WORK TO COMPLETE:
Reproduce the full set of records verbatim.

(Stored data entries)
□ □ □ □ □

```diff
diff --git a/tinychatengine_b200/csrc/w4a16_act_planes.cuh b/tinychatengine_b200/csrc/w4a16_act_planes.cuh
--- a/tinychatengine_b200/csrc/w4a16_act_planes.cuh
+++ b/tinychatengine_b200/csrc/w4a16_act_planes.cuh
@@ -6,15 +6,8 @@
 
 constexpr float kActQ = 2130706432.f;
 
-struct PairDst {
-    uint32_t xs, gx, gsum, bar;
-};
-TCE_DEVINL void st_async_b32(uint32_t raddr, uint32_t v, uint32_t rbar) {
-    asm volatile("st.async.weak.shared::cluster.mbarrier::complete_tx::bytes.b32 [%0], %1, [%2];" ::"r"(raddr), "r"(v), "r"(rbar) : "memory");
-}
-
-template <int NCOLS, bool PAIR = false>
-TCE_DEVINL void emit_unit(uint8_t *xcol, int IC, float *gx, int *gsum, int ui, bool valid, const float (&v)[8], int lane, const PairDst *pd = nullptr) {
+template <int NCOLS>
+TCE_DEVINL void emit_unit(uint8_t *xcol, int IC, float *gx, int *gsum, int ui, bool valid, const float (&v)[8], int lane) {
     float amax = 0.f;
 #pragma unroll
     for (int i = 0; i < 8; i++) amax = fmaxf(amax, fabsf(v[i]));
@@ -53,17 +46,6 @@
             dl[4] = o0e;
             dl[32] = o1o;
             dl[36] = o0o;
-            if (PAIR) {
-                const uint32_t ra = pd->xs + (uint32_t)G * 256u + (uint32_t)(tj >> 2) * 32u + (uint32_t)(tj & 3) * 4u, rb = ra + (uint32_t)IC * 2u;
-                st_async_b32(ra, o3e, pd->bar);
-                st_async_b32(ra + 16u, o2e, pd->bar);
-                st_async_b32(ra + 128u, o3o, pd->bar);
-                st_async_b32(ra + 144u, o2o, pd->bar);
-                st_async_b32(rb, o1e, pd->bar);
-                st_async_b32(rb + 16u, o0e, pd->bar);
-                st_async_b32(rb + 128u, o1o, pd->bar);
-                st_async_b32(rb + 144u, o0o, pd->bar);
-            }
         }
     } else {
         const int pos = G * 16 + (tj & 3) * 4 + (tj >> 2);
@@ -79,11 +61,6 @@
         gx[G] = step;
         gsum[G * 2] = sxh;
         gsum[G * 2 + 1] = sxl;
-        if (PAIR) {
-            st_async_b32(pd->gx + (uint32_t)G * 4u, __float_as_uint(step), pd->bar);
-            st_async_b32(pd->gsum + (uint32_t)G * 8u, (uint32_t)sxh, pd->bar);
-            st_async_b32(pd->gsum + (uint32_t)G * 8u + 4u, (uint32_t)sxl, pd->bar);
-        }
     }
 }
 
diff --git a/tinychatengine_b200/csrc/w4a16_gemv.cu b/tinychatengine_b200/csrc/w4a16_gemv.cu
--- a/tinychatengine_b200/csrc/w4a16_gemv.cu
+++ b/tinychatengine_b200/csrc/w4a16_gemv.cu
@@ -145,10 +145,11 @@
     return r == CUDA_SUCCESS ? cudaSuccess : cudaErrorInvalidValue;
 }
 
-cudaError_t encode_w4_tmap_units(CUtensorMap *out, const void *w, int rows, int IC, int sg, int box_rows) {
+cudaError_t encode_w4_tmap_units(CUtensorMap *out, const void *w, int rows, int IC, int sg, int box_rows, int g0, int ng) {
     const TmapEncodeFn fn = tmap_encoder();
     if (!fn) return cudaErrorNotSupported;
-    const cuuint64_t gdim[3] = {16, (cuuint64_t)rows, (cuuint64_t)(IC / 128)};
+    w = static_cast<const uint8_t *>(w) + (size_t)g0 * 64;
+    const cuuint64_t gdim[3] = {16, (cuuint64_t)rows, (cuuint64_t)(ng ? ng : IC / 128)};
     const cuuint64_t gstride[2] = {(cuuint64_t)(IC / 2), 64};
     const cuuint32_t box[3] = {16, (cuuint32_t)box_rows, (cuuint32_t)sg};
     const cuuint32_t estr[3] = {1, 1, 1};
```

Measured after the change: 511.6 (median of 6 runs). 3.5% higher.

□ □ □ □ □

REPLY TO THE TASK:
```diff
diff --git a/tinychatengine_b200/csrc/w4a16_act_planes.cuh b/tinychatengine_b200/csrc/w4a16_act_planes.cuh
--- a/tinychatengine_b200/csrc/w4a16_act_planes.cuh
+++ b/tinychatengine_b200/csrc/w4a16_act_planes.cuh
@@ -6,15 +6,8 @@
 
 constexpr float kActQ = 2130706432.f;
 
-struct PairDst {
-    uint32_t xs, gx, gsum, bar;
-};
-TCE_DEVINL void st_async_b32(uint32_t raddr, uint32_t v, uint32_t rbar) {
-    asm volatile("st.async.weak.shared::cluster.mbarrier::complete_tx::bytes.b32 [%0], %1, [%2];" ::"r"(raddr), "r"(v), "r"(rbar) : "memory");
-}
-
-template <int NCOLS, bool PAIR = false>
-TCE_DEVINL void emit_unit(uint8_t *xcol, int IC, float *gx, int *gsum, int ui, bool valid, const float (&v)[8], int lane, const PairDst *pd = nullptr) {
+template <int NCOLS>
+TCE_DEVINL void emit_unit(uint8_t *xcol, int IC, float *gx, int *gsum, int ui, bool valid, const float (&v)[8], int lane) {
     float amax = 0.f;
 #pragma unroll
     for (int i = 0; i < 8; i++) amax = fmaxf(amax, fabsf(v[i]));
@@ -53,17 +46,6 @@
             dl[4] = o0e;
             dl[32] = o1o;
             dl[36] = o0o;
-            if (PAIR) {
-                const uint32_t ra = pd->xs + (uint32_t)G * 256u + (uint32_t)(tj >> 2) * 32u + (uint32_t)(tj & 3) * 4u, rb = ra + (uint32_t)IC * 2u;
-                st_async_b32(ra, o3e, pd->bar);
-                st_async_b32(ra + 16u, o2e, pd->bar);
-                st_async_b32(ra + 128u, o3o, pd->bar);
-                st_async_b32(ra + 144u, o2o, pd->bar);
-                st_async_b32(rb, o1e, pd->bar);
-                st_async_b32(rb + 16u, o0e, pd->bar);
-                st_async_b32(rb + 128u, o1o, pd->bar);
-                st_async_b32(rb + 144u, o0o, pd->bar);
-            }
         }
     } else {
         const int pos = G * 16 + (tj & 3) * 4 + (tj >> 2);
@@ -79,11 +61,6 @@
         gx[G] = step;
         gsum[G * 2] = sxh;
         gsum[G * 2 + 1] = sxl;
-        if (PAIR) {
-            st_async_b32(pd->gx + (uint32_t)G * 4u, __float_as_uint(step), pd->bar);
-            st_async_b32(pd->gsum + (uint32_t)G * 8u, (uint32_t)sxh, pd->bar);
-            st_async_b32(pd->gsum + (uint32_t)G * 8u + 4u, (uint32_t)sxl, pd->bar);
-        }
     }
 }
 
diff --git a/tinychatengine_b200/csrc/w4a16_gemv.cu b/tinychatengine_b200/csrc/w4a16_gemv.cu
--- a/tinychatengine_b200/csrc/w4a16_gemv.cu
+++ b/tinychatengine_b200/csrc/w4a16_gemv.cu
@@ -145,10 +145,11 @@
     return r == CUDA_SUCCESS ? cudaSuccess : cudaErrorInvalidValue;
 }
 
-cudaError_t encode_w4_tmap_units(CUtensorMap *out, const void *w, int rows, int IC, int sg, int box_rows) {
+cudaError_t encode_w4_tmap_units(CUtensorMap *out, const void *w, int rows, int IC, int sg, int box_rows, int g0, int ng) {
     const TmapEncodeFn fn = tmap_encoder();
     if (!fn) return cudaErrorNotSupported;
-    const cuuint64_t gdim[3] = {16, (cuuint64_t)rows, (cuuint64_t)(IC / 128)};
+    w = static_cast<const uint8_t *>(w) + (size_t)g0 * 64;
+    const cuuint64_t gdim[3] = {16, (cuuint64_t)rows, (cuuint64_t)(ng ? ng : IC / 128)};
     const cuuint64_t gstride[2] = {(cuuint64_t)(IC / 2), 64};
     const cuuint32_t box[3] = {16, (cuuint32_t)box_rows, (cuuint32_t)sg};
     const cuuint32_t estr[3] = {1, 1, 1};
```

Measured after the change: 511.6 (median of 6 runs). 3.5% higher.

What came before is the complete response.